== ASSIGNMENT ==
What lines below hold the string "flops"? Copy them all.

(Records from a dataset)
BEGIN

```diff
@@ -1367,18 +1385,7 @@
       else if (tt == 1) F[j].m = v;
       else F[j].l = v;
     };
-    floatx16 (&ac)[MI][2] = acc[CUR];
-    const floatx16 (&ap_)[MI][2] = acc[1 - CUR];
-#pragma unroll
-    for (int i = 0; i < MI; ++i)
-#pragma unroll
-      for (int j = 0; j < 2; ++j)
-#pragma unroll
-        for (int r = 0; r < 16; ++r) ac[i][j][r] = 0.0f;
-    x6::bf16x8 fg[3][MI][3];
     launder_a();
-    load_a(fg[0], 0);
-    load_a(fg[1], 1);
     x6::Parts F[2][2];
 #pragma unroll
     for (int part = 0; part < 6; ++part) read_part(F[0], 0, part);
@@ -1386,33 +1393,28 @@
       constexpr int g = decltype(gc)::value;
       x6::Parts (&fc)[2] = F[g & 1];
       x6::Parts (&fn)[2] = F[(g + 1) & 1];
-      if (g + 2 < G) load_a(fg[(g + 2) % 3], g + 2);
-      auto refill1 = [&](const TileRef& tr, int c, int st) __attribute__((always_inline)) {
-        if (st > 0 && st - 1 < CPT) stage_store(c, st - 1, sv[(st - 1) & 1]);
-        if (st < CPT) stage_load(tr, c, st, sv[st & 1]);
-      };
-      auto refill = [&]() __attribute__((always_inline)) {
-        if (g >= 1 && g <= 1 + CPT) refill1(cur, 2, g - 1);
-        constexpr int d0 = g - last_group(0) - 1, d1 = g - last_group(1) - 1;
-        if (d0 >= 0 && d0 <= CPT) refill1(nxt, 0, d0);
-        if (d1 >= 0 && d1 <= CPT) refill1(nxt, 1, d1);
-      };
 #pragma unroll
       for (int q = 0; q < 2 * MI; ++q) {
-        const int i = q >> 1, j = q & 1;
-        const auto& fa = fg[g % 3][i];
-        ac[i][j] = x6::mfma6(x6::Parts{fa[0], fa[1], fa[2]}, fc[j], ac[i][j]);
+        const int i = q >> 1, j = q & 1, s = g * MI + i;
+        if (j == 0) load_frag((s + FR - 1) % NF);
+        const auto& fa = fs[s % FR];
+        if (g == 0) {
+          store_block(i, j);
+          floatx16 z;
+#pragma unroll
+          for (int r = 0; r < 16; ++r) z[r] = 0.0f;
+          acc[i][j] = x6::mfma6(x6::Parts{fa[0], fa[1], fa[2]}, fc[j], z);
+        } else {
+          acc[i][j] = x6::mfma6(x6::Parts{fa[0], fa[1], fa[2]}, fc[j], acc[i][j]);
+        }
         if (g + 1 < G) read_part(fn, g + 1, q);
-        if (q == 1) refill();
-        if (g < 12 && q == 3) store_part(ap_, g);
 #pragma unroll
         for (int k = 0; k < 6; ++k) {
           __builtin_amdgcn_sched_group_barrier(0x008, 1, 0);
           __builtin_amdgcn_sched_group_barrier(0x100, 1, 0);
-          __builtin_amdgcn_sched_group_barrier(0x002, 4, 0);
-          __builtin_amdgcn_sched_group_barrier(0x200, 1, 0);
+          __builtin_amdgcn_sched_group_barrier(0x002, g == 0 ? 10 : 4, 0);
           __builtin_amdgcn_sched_group_barrier(0x020, 3, 0);
-          __builtin_amdgcn_sched_group_barrier(0x040, 1, 0);
+          if (g == 0) __builtin_amdgcn_sched_group_barrier(0x040, 3, 0);
         }
         __builtin_amdgcn_sched_barrier(0);
       }
@@ -1424,20 +1426,9 @@
       obase[j] = sp < HWo ? static_cast<uint32_t>(((int64_t)img * P.e.cimg + sp + (int64_t)mw * HWo) * 4)
                           : 0x80000000u;
     }
-  };
-  for (; t < tiles; t += 2 * nwg) {
-    tile_body(std::integral_constant<int, 0>{}, t);
-    if (t + nwg >= tiles) {
-#pragma unroll
-      for (int s8 = 0; s8 < 12; ++s8) store_part(acc[0], s8);
-      return;
-    }
-    tile_body(std::integral_constant<int, 1>{}, t + nwg);
-  }
-  if (t - nwg < tiles && t != (int)blockIdx.x) {
-#pragma unroll
-    for (int s8 = 0; s8 < 12; ++s8) store_part(acc[1], s8);
-  }
+  }
+#pragma unroll
+  for (int q = 0; q < 2 * MI; ++q) store_block(q >> 1, q & 1);
 }
 
 __global__ void __launch_bounds__(256) k_conv1_pack_x6(const float* __restrict__ w, char* __restrict__ out, int M,
@@ -2058,7 +2049,7 @@
   int cus = 256;
   (void)hipDeviceGetAttribute(&cus, hipDeviceAttributeMultiprocessorCount, 0);
   const unsigned nwg = static_cast<unsigned>(std::min(tiles, cus));
-  hipLaunchKernelGGL((k_conv1_ring_x6<227>), dim3(nwg), dim3(256), 0, s, P, reinterpret_cast<const uint16_t*>(wp),
+  hipLaunchKernelGGL((k_conv1_ring_x6<227>), dim3(nwg), dim3(512), 0, s, P, reinterpret_cast<const uint16_t*>(wp),
                      tpi, tiles);
   const int rc = launch_status("conv1 ring x6");
   return rc ? rc : 1;
```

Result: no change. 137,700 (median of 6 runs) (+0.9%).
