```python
SIGNATURES = {
    "mit_last_error": (ctypes.c_char_p, []),
    "mit_abi_version": (I, []),
    "mit_gemm": (I, [ctypes.POINTER(GemmArgs), vp]),
    "mit_gemm_workspace_bytes": (L, [L, L, L]),
    "mit_gemm_set_variant": (I, [I]),
    "mit_gemm_plan": (I, [ctypes.POINTER(GemmArgs), ctypes.POINTER(I)]),
    "mit_gemm_grouped_ws_bytes": (L, [ctypes.POINTER(GemmArgs), I]),
    "mit_gemm_grouped": (I, [ctypes.POINTER(GemmArgs), I, ctypes.POINTER(LnGradsJob), I, vp, L, vp]),
    "mit_layernorm_fwd": (I, [I, L, L, vp, L, vp, L, Fl, vp, U32, vp, vp, Fl, vp, vp, L, vp, vp, vp]),
    "mit_layernorm_fwd_x32": (I, [L, L, vp, L, vp, L, vp, vp, vp, Fl, vp, I, L, vp]),
    "mit_residual_out": (I, [L, L, vp, L, vp, L, vp, L, vp]),
    "mit_row_stats64": (I, [L, L, vp, L, vp, vp]),
    "mit_layernorm_bwd_ws_floats": (L, [L, L]),
    "mit_layernorm_bwd": (I, [I, L, L, vp, vp, vp, vp, vp, vp, vp, Fl, vp, U32, vp, vp, vp, vp]),
    "mit_layernorm_param_grads": (I, [L, L, vp, vp, vp, vp]),
    "mit_layernorm_plan": (I, [I, L, L, vp, L, vp, L, vp, vp, L, vp, vp, vp, vp, vp, ctypes.POINTER(LnPlan)]),
    "mit_attention_fwd": (I, [I, L, L, L, L, L, ctypes.POINTER(AttnArgs), vp]),
    "mit_attention_bwd": (I, [I, L, L, L, L, L, ctypes.POINTER(AttnArgs), ctypes.POINTER(AttnGrads), vp]),
    "mit_attention_set_index_limit": (I, [ctypes.c_double]),
    "mit_attention_plan": (I, [I, L, L, L, L, L, ctypes.POINTER(AttnArgs), ctypes.POINTER(AttnGrads),
                               ctypes.POINTER(AttnPlan)]),
    "mit_im2col": (I, [I, L, L, L, L, L, vp, vp, L, vp]),
    "mit_vit_assemble": (I, [I, L, L, L, vp, vp, vp, vp, vp]),
    "mit_im2col_plan": (I, [I, L, L, L, L, L, vp, vp, L]),
    "mit_vit_assemble_plan": (I, [I, L, L, L, vp, vp, vp, vp]),
    "mit_cross_entropy_plan": (I, [I, L, L, vp, L, vp]),
    "mit_embed_plan_keys_per_thread": (I, [L]),
    "mit_embed_fwd": (I, [I, L, L, L, vp, vp, Fl, vp, Fl, vp, U32, vp, vp]),
    "mit_embed_bwd": (I, [I, L, L, L, vp, vp, Fl, Fl, vp, U32, I, vp, vp, vp]),
    "mit_embed_plan_ints": (L, [L]),
    "mit_embed_plan": (I, [vp, L, vp, vp]),
    "mit_count_targets": (I, [vp, L, I, vp, vp]),
    "mit_cross_entropy": (I, [I, L, L, vp, L, vp, I, vp, vp, I, vp, vp]),
    "mit_colsum": (I, [I, L, L, vp, L, vp, I, vp, vp]),
    "mit_colsum_ws_floats": (L, [L, L]),
    "mit_grad_norm_ws_floats": (L, [L]),
    "mit_grad_norm": (I, [vp, L, Fl, vp, vp, vp]),
    "mit_step_inc": (I, [vp, vp]),
    "mit_stamp": (I, [vp, I, vp]),
    "mit_adamw": (I, [L, vp, vp, vp, vp, vp, vp, vp, vp, Fl, Fl, Fl, Fl, vp]),
    "mit_grad_accumulate_blocks": (L, [L]),
    "mit_grad_accumulate": (I, [L, vp, vp, I, vp]),
    "mit_cast_f32": (I, [I, L, vp, vp, vp]),
    "mit_zero": (I, [vp, L, vp]),
    "mit_scalar_div": (I, [vp, vp, vp, vp]),
    "mit_dropout_mask": (I, [L, Fl, vp, U32, vp, vp]),
    "mit_attention_decode": (I, [I, L, L, L, vp, L, vp, L, L, vp, L, L, vp, L, L, vp, vp, L, I, Fl, vp]),
    "mit_attention_decode_plan": (I, [I, L, L, L, vp, L, vp, L, L, vp, L, L, vp, L, L, vp, vp]),
    "mit_decode_gemm_plan": (I, [ctypes.POINTER(DecodeGemmArgs), ctypes.POINTER(DecodeGemmPlan)]),
    "mit_kv_store": (I, [I, L, L, vp, L, vp, L, L, vp, vp]),
    "mit_embed_decode": (I, [I, L, L, vp, L, vp, vp, Fl, vp, vp, vp]),
    "mit_image_normalize": (I, [L, L, L, vp, vp, ctypes.POINTER(Fl), ctypes.POINTER(Fl), vp]),
# ... 25 lines not shown
    "mit_attention_decode_fp8": (I, [L, L, L, vp, L, vp, L, L, vp, L, L, vp, vp, L, vp, L, L, L, Fl, vp]),
    "mit_attention_decode_fp8_plan": (I, [L, L, L, vp, L, vp, L, L, vp, L, L, vp, vp, L, vp, L, L, L]),
    "mit_attention_decode_ragged": (I, [I, L, L, L, vp, L, vp, L, L, vp, L, L, vp, L, L, vp, vp, L, I, Fl, vp]),
    "mit_attention_decode_ragged_plan": (I, [I, L, L, L, vp, L, vp, L, L, vp, L, L, vp, L, L, vp, vp]),
    "mit_kv_store_ragged": (I, [I, L, L, vp, L, vp, L, L, vp, vp]),
    "mit_embed_decode_ragged": (I, [I, L, L, vp, L, vp, vp, Fl, vp, vp, vp]),
    "mit_greedy_pick_ragged": (I, [L, L, vp, L, vp, L, vp, ctypes.c_int64, vp, vp, vp, vp]),
    "mit_greedy_pick_keys_ragged": (I, [L, vp, vp, L, vp, ctypes.c_int64, vp, vp, vp, vp]),
    "mit_slot_admit": (I, [L, vp, L, L, L, vp, L, vp, L, vp, vp, L, vp, L, ctypes.c_int64, vp, vp, vp, vp, vp]),
    "mit_logits_constrain_ragged": (I, [L, L, vp, L, vp, L, vp, vp, Fl, L, L, ctypes.c_int64, vp, L, vp, L, L, vp, vp]),
    "mit_sample_pick_ragged": (I, [L, L, vp, L, Fl, L, Fl, vp, vp, vp, vp, L, vp, ctypes.c_int64, vp, vp, vp, vp, vp,
                                   vp]),
    "mit_slot_admit_ex": (I, [L, vp, L, L, L, vp, L, vp, L, vp, vp, L, vp, L, ctypes.c_int64, vp, vp, vp, vp, vp, vp,
                              vp, vp, vp]),
}


def load_library(path: str = None) -> ctypes.CDLL:
    global _lib
    if _lib is not None:
        return _lib
    path = path or os.environ.get("MIT_LIB") or LIB_PATH
    if not os.path.exists(path):
        raise NativeError(f"libmit_hip.so not found at {path}: build it with `python __graft_entry__.py build` "
                          f"(or `make -C multimodal-image-transformer_amd/csrc`). There is no CPU fallback.")
    lib = ctypes.CDLL(path)
    for name, (res, args) in SIGNATURES.items():
        fn = getattr(lib, name)
        fn.restype = res
        fn.argtypes = args
    if lib.mit_abi_version() != ABI_VERSION:
        raise NativeError(f"{path}: ABI version {lib.mit_abi_version()}, this binding needs {ABI_VERSION}: rebuild it")
    _lib = lib
    return lib


def lib() -> ctypes.CDLL:
    return _lib if _lib is not None else load_library()


TORCH_OPS_PATH = os.path.join(_HERE, "lib", "libmit_torch_ops.so")
_torch_ops_loaded = False


def load_torch_ops(path: str = None):
    global _torch_ops_loaded
    if not _torch_ops_loaded:
        p = path or TORCH_OPS_PATH
        if not os.path.exists(p):
            raise NativeError(f"libmit_torch_ops.so not found at {p}: build it with `python __graft_entry__.py build`")
        torch.ops.load_library(p)
        _torch_ops_loaded = True
    return torch.ops.mit_hip


def require_gpu():
    if not torch.cuda.is_available():
        raise NativeError("multimodal-image-transformer_amd kernels need a ROCm GPU (MI355X / gfx950); none is "
                          "visible. The product path has no CPU fallback.")


def _check(rc: int, name: str):
    if rc != 0:
        msg = lib().mit_last_error()
        raise NativeError(f"{name} failed (rc={rc}): {msg.decode() if msg else ''}")

# ... 236 lines not shown
    jobs = (LnGradsJob * max(1, len(ln_jobs)))()
    for i, (rows, cols, lws, dg, db) in enumerate(ln_jobs):
        jobs[i] = LnGradsJob(rows, cols, ptr(lws), ptr(dg), ptr(db))
    wsb = workspace.numel() * workspace.element_size()

    def launch():
        _check(lib().mit_gemm_grouped(arr, len(problems), jobs, len(ln_jobs), ptr(workspace), wsb, stream_ptr()),
               "mit_gemm_grouped")
    probe = _gemm_probe
    if probe is None:
        launch()
        return
    flops = sum(2.0 * M * N * K for _, _, _, M, N, K, _, _, _ in problems)
    nbytes = sum(2 * K * (M + N) + 4 * M * N for _, _, _, M, N, K, _, _, _ in problems)
    probe.grouped(flops, nbytes, launch)


_gemm_probe = None


def gemm_relaunch(g, stream) -> None:
    _check(lib().mit_gemm(ctypes.byref(g), stream), "mit_gemm")


def set_gemm_probe(probe):
    global _gemm_probe
    _gemm_probe = probe


def attention_set_index_limit(limit: float = 0.0):
    _check(lib().mit_attention_set_index_limit(float(limit)), "mit_attention_set_index_limit")


def gemm_set_variant(v):
    _check(lib().mit_gemm_set_variant(int(v)), "mit_gemm_set_variant")


def gemm_plan(g):
    ks = ctypes.c_int(1)
    tile = lib().mit_gemm_plan(ctypes.byref(g), ctypes.byref(ks))
    return tile, ks.value


def gemm_workspace_bytes(M, N, K):
    return lib().mit_gemm_workspace_bytes(M, N, K)


def gemm_workspace(M, N, K, device=None):
    return torch.zeros(max(gemm_workspace_bytes(M, N, K), 4096) // 4 + 4, dtype=torch.float32, device=device)


def linear(x, w, out, *, bias=None, act=ACT_NONE, residual=None, drop_p=0.0, seed=None, site=0, workspace=None,
           tiles=0):
    M, K = x.shape[0], x.shape[-1]
    N = w.shape[0]
    gemm(x, w, out, M, N, K, lda=x.stride(0), bias=bias, act=act, residual=residual, drop_p=drop_p, seed=seed,
         site=site, workspace=workspace, tiles=tiles)


def layernorm_fwd(x, gamma, beta, eps, y, *, r=None, drop_p=0.0, seed=None, site=0, z=None, mean=None, rstd=None,
                  rows=None, cols=None, ldx=None, ldr=None, ldy=None):
    cols = cols if cols is not None else x.shape[-1]
    rows = rows if rows is not None else x.numel() // cols
    _check(lib().mit_layernorm_fwd(dtype_code(x), rows, cols, ptr(x), ldx or cols, ptr(r), ldr or cols, drop_p, ptr(seed),
                                   site, ptr(gamma), ptr(beta), eps, ptr(z), ptr(y), ldy or cols, ptr(mean),
                                   ptr(rstd), stream_ptr()), "mit_layernorm_fwd")
# ... 462 lines not shown
```

Before: 13480 pairs/s.

## Add persistent double-buffered head-streaming attention forward kernel behind opt-in mode

Adds a persistent attention forward kernel in which a grid of about one block per CU loops over (batch, head) pairs. It double-buffers K/V in LDS using buffer_load-to-LDS, so staging the next head overlaps compute on the current one, and it prefetches Q fragments one tile ahead. The existing head kernel is also refactored to prefetch Q during K/V staging and on the next tile. The streaming path defaults to OFF and is enabled only via an env var or API call, so by default only the Q-prefetch change runs.

```diff
diff --git a/include/mit_hip.h b/include/mit_hip.h
--- a/include/mit_hip.h
+++ b/include/mit_hip.h
@@ -135,7 +135,11 @@
 
 int mit_attention_set_index_limit(double limit);
 
-enum { MIT_ATTN_GENERIC = 0, MIT_ATTN_FWD_MFMA = 1, MIT_ATTN_FWD_HEAD = 2, MIT_ATTN_FWD_HEAD_DROP = 3 };
+enum { MIT_ATTN_STREAM_RESET = -1, MIT_ATTN_STREAM_AUTO = 0, MIT_ATTN_STREAM_OFF = 1, MIT_ATTN_STREAM_FORCED = 2 };
+int mit_attention_set_head_stream(int mode, int grid);
+
+enum { MIT_ATTN_GENERIC = 0, MIT_ATTN_FWD_MFMA = 1, MIT_ATTN_FWD_HEAD = 2, MIT_ATTN_FWD_HEAD_DROP = 3,
+       MIT_ATTN_FWD_HEAD_STREAM = 4 };
 enum { MIT_ATTN_BWD_MFMA = 1, MIT_ATTN_BWD_HEAD = 2 };
 typedef struct {
   int fwd, fwd_nw, fwd_lkp;
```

END

== TASK RESPONSE ==
    flops = sum(2.0 * M * N * K for _, _, _, M, N, K, _, _, _ in problems)
    probe.grouped(flops, nbytes, launch)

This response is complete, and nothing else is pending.